Le président américain a d’ailleurs prévu le tapis rouge pour son homologue français : un dîner à Mount Vernon, la demeure historique de George Washington lundi, un entretien à la Maison blanche, un déjeuner au département d’Etat, une cérémonie au cimetière d’Arlington mardi puis une adresse au Congrès mercredi, avant un échange avec des étudiants d’un campus.
«Donald Trump avait été extrêmement honoré de l’accueil fait le 14 juillet à Paris. Il rend ici la pareille en invitant Emmanuel Macron pour la première visite d’Etat de sa présidence, un signe très honorifique », note Marie-Cécile Naves, docteur en science politique de l’université Paris-Dauphine, « cofondatrice » de chronik.fr et auteure de plusieurs ouvrages sur le président américain.
« Donald Trump a trouvé son allié européen. George Bush (fils) avait son Tony Blair, Barack Obama une relation particulière avec Angela Merkel. Donald Trump a choisi Emmanuel Macron car beaucoup de points les rapprochent : l’inexpérience politique, la connaissance du monde de l’entreprise, les conditions exceptionnelles de leur arrivée au pouvoir...», énumère Jean-Eric Branaa, spécialiste des États-Unis.
« Après avoir échoué à convaincre Trump sur le climat avec son "make our planet great again", le président français a choisi une autre voie. Lors de la conférence de presse du 14-Juillet, il a opéré un virage à 180° en déclarant respecter le retrait américain de l’accord de Paris, qui était une promesse électorale », poursuit le maître de conférences à l’Université Assas-Paris II.
« C’est parti pour la saison 2 de la série Macron-Trump »

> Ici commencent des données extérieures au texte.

# pocokhc/simple_distributed_rl

Measured on AMD Instinct MI355X. Metric: env-steps/sec + learner updates/sec, Rainbow 84x84x4, higher is better.
Workload: dtype f32

## Files before the change

### include/srlx.h

```cpp
#ifndef SRLX_H
#define SRLX_H

#include <stdint.h>

#ifdef __cplusplus
extern "C" {
#endif

#define SRLX_VERSION 1

#define SRLX_OK 0
#define SRLX_ERR_INVALID (-1)
#define SRLX_ERR_HIP (-2)
#define SRLX_ERR_NOMEM (-3)
#define SRLX_ERR_UNIFORMS_EXHAUSTED (-4)
#define SRLX_ERR_UNSUPPORTED (-5)

const char *srlx_last_error(void);
int srlx_version(void);
int srlx_stream_create(int priority_level, void **out_stream);
int srlx_stream_destroy(void *stream);
int srlx_debug_stamp(uint64_t *d_buf, int index, void *stream);
int srlx_device_count(int *out_count);
int srlx_device_info(int device, char *arch_name, int arch_name_len, int *cu_count, int64_t *hbm_bytes);
// ... 294 lines not shown

int srlx_store_obs_base(srlx_store_t *h, void **d_base, int64_t *frame_bytes);
int srlx_store_locate(srlx_store_t *h, int64_t batch, const int64_t *d_tree_idx, int64_t *d_env, int64_t *d_slot, int64_t *d_prev_slot, void *stream);
int srlx_store_frame_table_current(srlx_store_t *h, int64_t *d_out, void *stream);
int srlx_store_gather_items(srlx_store_t *h, int64_t batch, const int64_t *d_tree_idx, int k_begin, int k_count, int64_t *d_frame_off,
                            int32_t *d_actions, float *d_rewards, float *d_terminated, void *stream);
int srlx_store_gather_train(srlx_store_t *h, int64_t batch, const int64_t *d_tree_idx, int64_t *d_frame_off_all, int64_t *d_frame_off_next,
                            int32_t *d_actions, float *d_rewards, float *d_terminated, void *stream);
int srlx_per_sample_gather_train(srlx_per_t *h, srlx_store_t *store, int64_t batch_size, const int64_t *d_step, uint64_t seed, int64_t *d_counter, int64_t n_uniforms,
                                 int64_t *d_out_idx, float *d_out_w32, int64_t *d_out_used, int64_t *d_frame_off_all, int64_t *d_frame_off_next, int32_t *d_actions,
                                 float *d_rewards, float *d_terminated, void *stream);
int srlx_store_actor_td(srlx_store_t *h, int64_t first_slot, int64_t per_capacity, const float *d_q_hist, int base_slot, const uint8_t *d_item_mask, double discount,
                        double retrace_h, int enable_double_dqn, int enable_rescale, float *d_est, void *stream);
int srlx_store_gather_obs(srlx_store_t *h, int64_t batch, int k_begin, int k_count, float *d_obs, void *stream);

typedef struct srlx_qnet srlx_qnet_t;
int srlx_qnet_create(srlx_qnet_t **out, int in_h, int in_w, int window, int filters, int hidden, int n_actions, int dueling_type, int64_t max_batch,
                     int device);
int srlx_qnet_destroy(srlx_qnet_t *h);
int srlx_qnet_bind(srlx_qnet_t *h, const float *const *d_params);
int srlx_qnet_forward_u8(srlx_qnet_t *h, int64_t batch, const uint8_t *d_frame_base, const int64_t *d_frame_off, float *d_q, void *stream);
int srlx_qnet_forward_u8_policy(srlx_qnet_t *h, int64_t batch, const uint8_t *d_frame_base, const int64_t *d_frame_off, float *d_q, const float *d_eps, uint64_t seed,
                                const int64_t *d_counter, const uint8_t *d_invalid, int32_t *d_actions, float *d_q_copy, void *stream);
int srlx_qnet_actor_sets_enable(srlx_qnet_t *h);
int srlx_qnet_actor_set_planes(srlx_qnet_t *h, int set, void **d_planes);
int srlx_qnet_actor_set_select(srlx_qnet_t *h, int set);
int srlx_qnet_publish(srlx_qnet_t *h_src, srlx_qnet_t *h_actor, int set, int with_fc1, int64_t *d_bump, void *stream);
int srlx_qnet_set_priority_sink(srlx_qnet_t *h, srlx_per_t *per, int64_t n, const int64_t *d_indices, const void *d_priorities, int prio_kind);
int srlx_qnet_set_sink_wait(srlx_qnet_t *h, void *event);
int srlx_qnet_set_sink_done(srlx_qnet_t *h, void *event);
int srlx_qnet_set_sink_stream(srlx_qnet_t *h, void *stream);
int srlx_qnet_set_main_first(srlx_qnet_t *h, int on);
int srlx_qnet_set_dgrad_split(srlx_qnet_t *h, int splits);
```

Depuis, la relation est au beau fixe. La poignée de main « musclée » paraît loin. L’Elysée communique d'ailleurs régulièrement sur les nombreux appels téléphoniques entre les deux « amis » (sept depuis le début de l’année). « On a vu [ lors des frappes sur la Syrie] combien il était important d’avoir une relation de confiance entre les deux présidents. Le fait qu’il y ait cette intensité entre les deux hommes facilite les choses », explique la présidence.

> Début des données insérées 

@@ -118,6 +119,14 @@
 
   const int fr = lane & 15, fk = lane >> 4;
   const int wcol = BTRI ? wc * 16 : wc * (BN / 2);
+  double zc[BTRI ? TN : 1], s_old = 0.0;
+  if constexpr (BTRI) {
+    if (fz) {
+#pragma unroll
+      for (int j = 0; j < TN; ++j) zc[j] = fz[j * CSTEP + wcol + fr];
+      if (tid < BM) s_old = fs[tid];
+    }
+  }
   Cg += (int64_t)(wr * (BM / 2)) * ldc + wcol;
   const int sw = (fr >= 4 && fr < 12) ? 1 : 0;
   const int a_off = (wr * (BM / 2) + fr) * LDS_STRIDE + ((fk ^ sw) << 2);
@@ -202,6 +211,25 @@
     for (int j = 0; j < TN; ++j)
 #pragma unroll
       for (int r = 0; r < 4; ++r) c_store<CST>(acc[i][j][r], &Cg[(int64_t)(i * 16 + fk + 4 * r) * ldc + j * CSTEP + fr]);
+  if constexpr (BTRI) {
+    if (fz) {
+#pragma clang fp contract(off)
+      double* red = smem;
+#pragma unroll
+      for (int i = 0; i < TM; ++i)
+#pragma unroll
+        for (int r = 0; r < 4; ++r) {
+          double u = acc[i][0][r] * zc[0];
+#pragma unroll
+          for (int j = 1; j < TN; ++j) u = u + acc[i][j][r] * zc[j];
+#pragma unroll
+          for (int m = 1; m < 16; m <<= 1) u = u + __shfl_xor(u, m, 16);
+          if (fr == 0) red[wc * BM + wr * (BM / 2) + i * 16 + fk + 4 * r] = u;
+        }
+      __syncthreads();
+      if (tid < BM) fs[tid] = s_old - (red[tid] + red[BM + tid]);
+    }
+  }
 }
 
 constexpr int DMA_BK = 8;
diff --git a/inference-tools_amd/csrc/gpmi_internal.h b/inference-tools_amd/csrc/gpmi_internal.h
--- a/inference-tools_amd/csrc/gpmi_internal.h
+++ b/inference-tools_amd/csrc/gpmi_internal.h
@@ -226,6 +226,8 @@
   bool b_lower_tri = false;
   bool ring_order_only = false;
   FlowHook hook;
+  const double* fwd_z = nullptr;
+  double* fwd_s = nullptr;
 };
 struct BatchShape {
   int count = 1;
@@ -270,15 +272,15 @@
 void potrf_pair_quiesce(Lane& lane);
 void launch_potrf_diag(hipStream_t s, double* Ablk, int64_t ld, double* invD, int* info, int col0,
                        unsigned long long* dbg = nullptr, const BatchShape& bs = BatchShape(), int* pub = nullptr,
-                       int pub_val = 0);
+                       int pub_val = 0, const double* fwd_s = nullptr, double* fwd_z = nullptr);
 void launch_potrf_diag_fault(hipStream_t s, double* Ablk, int64_t ld, const BatchShape& bs = BatchShape());
 void potrf_lower_batched(gpmi_ctx* c, hipStream_t s, double* A, int64_t np, int64_t ld, double* invD,
                          int* info, const BatchShape& bs);
 void launch_kbuild_square_batched(hipStream_t s, int kernel, const KParams* pdev, int batch, const double* x,
                                   int64_t n, int64_t np, const double* noise, double* A, int64_t ld,
                                   int64_t stride, int d, int64_t noise_stride = 0);
-void potrf_lower(gpmi_ctx* c, Lane& lane, double* A, int64_t np, int64_t ld, double* invD,
-                 int* info, bool allow_lookahead = true);
+int potrf_lower(gpmi_ctx* c, Lane& lane, double* A, int64_t np, int64_t ld, double* invD,
+                int* info, bool allow_lookahead = true, double* fwd_s = nullptr, double* fwd_z = nullptr);
 
 bool potrf_flow_enabled(gpmi_ctx* c, Lane& lane, int m);
 bool potrf_flow_tail(gpmi_ctx* c, Lane& lane, double* A, int64_t ld, double* invD, int* info, int nt, int t0);
diff --git a/inference-tools_amd/csrc/potrf.hip b/inference-tools_amd/csrc/potrf.hip
--- a/inference-tools_amd/csrc/potrf.hip
+++ b/inference-tools_amd/csrc/potrf.hip
@@ -1,3 +1,4 @@
+#include <algorithm>
 #include <cstdlib>
 #include <type_traits>
 #include <utility>
@@ -15,17 +16,87 @@
                                                          double* __restrict__ invD,
                                                          int* __restrict__ info, int col0,
                                                          unsigned long long* __restrict__ dbg,
-                                                         int64_t strideA, int64_t strideInv, int* pub, int pub_val) {
+                                                         int64_t strideA, int64_t strideInv, int* pub, int pub_val,
+                                                         const double* __restrict__ fs, double* __restrict__ fz) {
   if (pub && threadIdx.x == 0 && blockIdx.z == 0)
     __hip_atomic_store(pub, pub_val, __ATOMIC_RELAXED, __HIP_MEMORY_SCOPE_AGENT);
   __shared__ potrf_diag::DiagShared sh;
+  const int tid = threadIdx.x;
+  double s_pre = 0.0;
+  if (fz && tid < NB) s_pre = fs[tid];
   potrf_diag::potrf_diag_body<false>(A + (int64_t)blockIdx.z * strideA, ld, invD + (int64_t)blockIdx.z * strideInv,
                                      info + blockIdx.z, col0, dbg, sh, potrf_diag::DiagPub());
+  if (!fz) return;
+  using potrf_diag::BS;
+  using potrf_diag::WP;
+  __syncthreads();
+  double* sv = sh.S;
+  if (tid < NB) sv[tid] = s_pre;
+  __syncthreads();
+  const int r = tid >> 2, q = tid & 3, rb = r / BS;
+  double acc = 0.0;
+#pragma unroll
+  for (int h = 0; h < 2; ++h) {
+    const int jb = q + 4 * h;
+    if (jb <= rb) {
+      const double* X = sh.Xl[rb * (rb + 1) / 2 + jb] + (r % BS) * WP;
+#pragma unroll
+      for (int c = 0; c < BS; ++c) acc = __builtin_fma(X[c], sv[jb * BS + c], acc);
+    }
+  }
+  acc = acc + __shfl_xor(acc, 1, 4);
+  acc = acc + __shfl_xor(acc, 2, 4);
+  if (q == 0) fz[r] = acc;
 }
 
 }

« C’est parti pour la saison 2 de la série Macron-Trump », analyse ironiquement le magazine américain Politico.
« « Cette rencontre est l’occasion pour les deux dirigeants de rappeler au monde leur étroite relation personnelle, définie par des serrages de main interminables, des coups de téléphone réguliers et l’utilisation sans restriction de l’expression "mon ami" », selon Politico. »
Chacun a son objectif: « Trump va pouvoir montrer à son électorat qu’il n’est pas isolé sur la scène internationale, en n’hésitant pas à forcer le trait, comme il l’avait fait lors de sa visite à Paris», avance Marie-Cécile Naves. « Emmanuel Macron sera accompagné de nombreux chefs d’entreprise. La France se dit peut-être qu’elle peut récupérer une part du gâteau des 1.500 milliards de dollars d’ infrastructures promises à la fin du mandat de Trump, ajoute Jean-Eric Branaa. Pour le reste, Macron n’a encore rien obtenu, mais il avance par petites touches en maintenant le dialogue. Comme disait Donald Trump dans son ouvrage L’Art de la négociation, l’important est de continuer à faire un pas en avant ».
L'opération séduction d'Emmanuel Macron commencera dès dimanche par un entretien à la chaîne «conservatrice» Fox News. On saura très vite si la méthode fonctionne: en mai, Donald Trump doit décider si son pays se désengage de l'accord sur le nucléaire iranien et s'il applique de nouvelles taxes douanières à l'UE.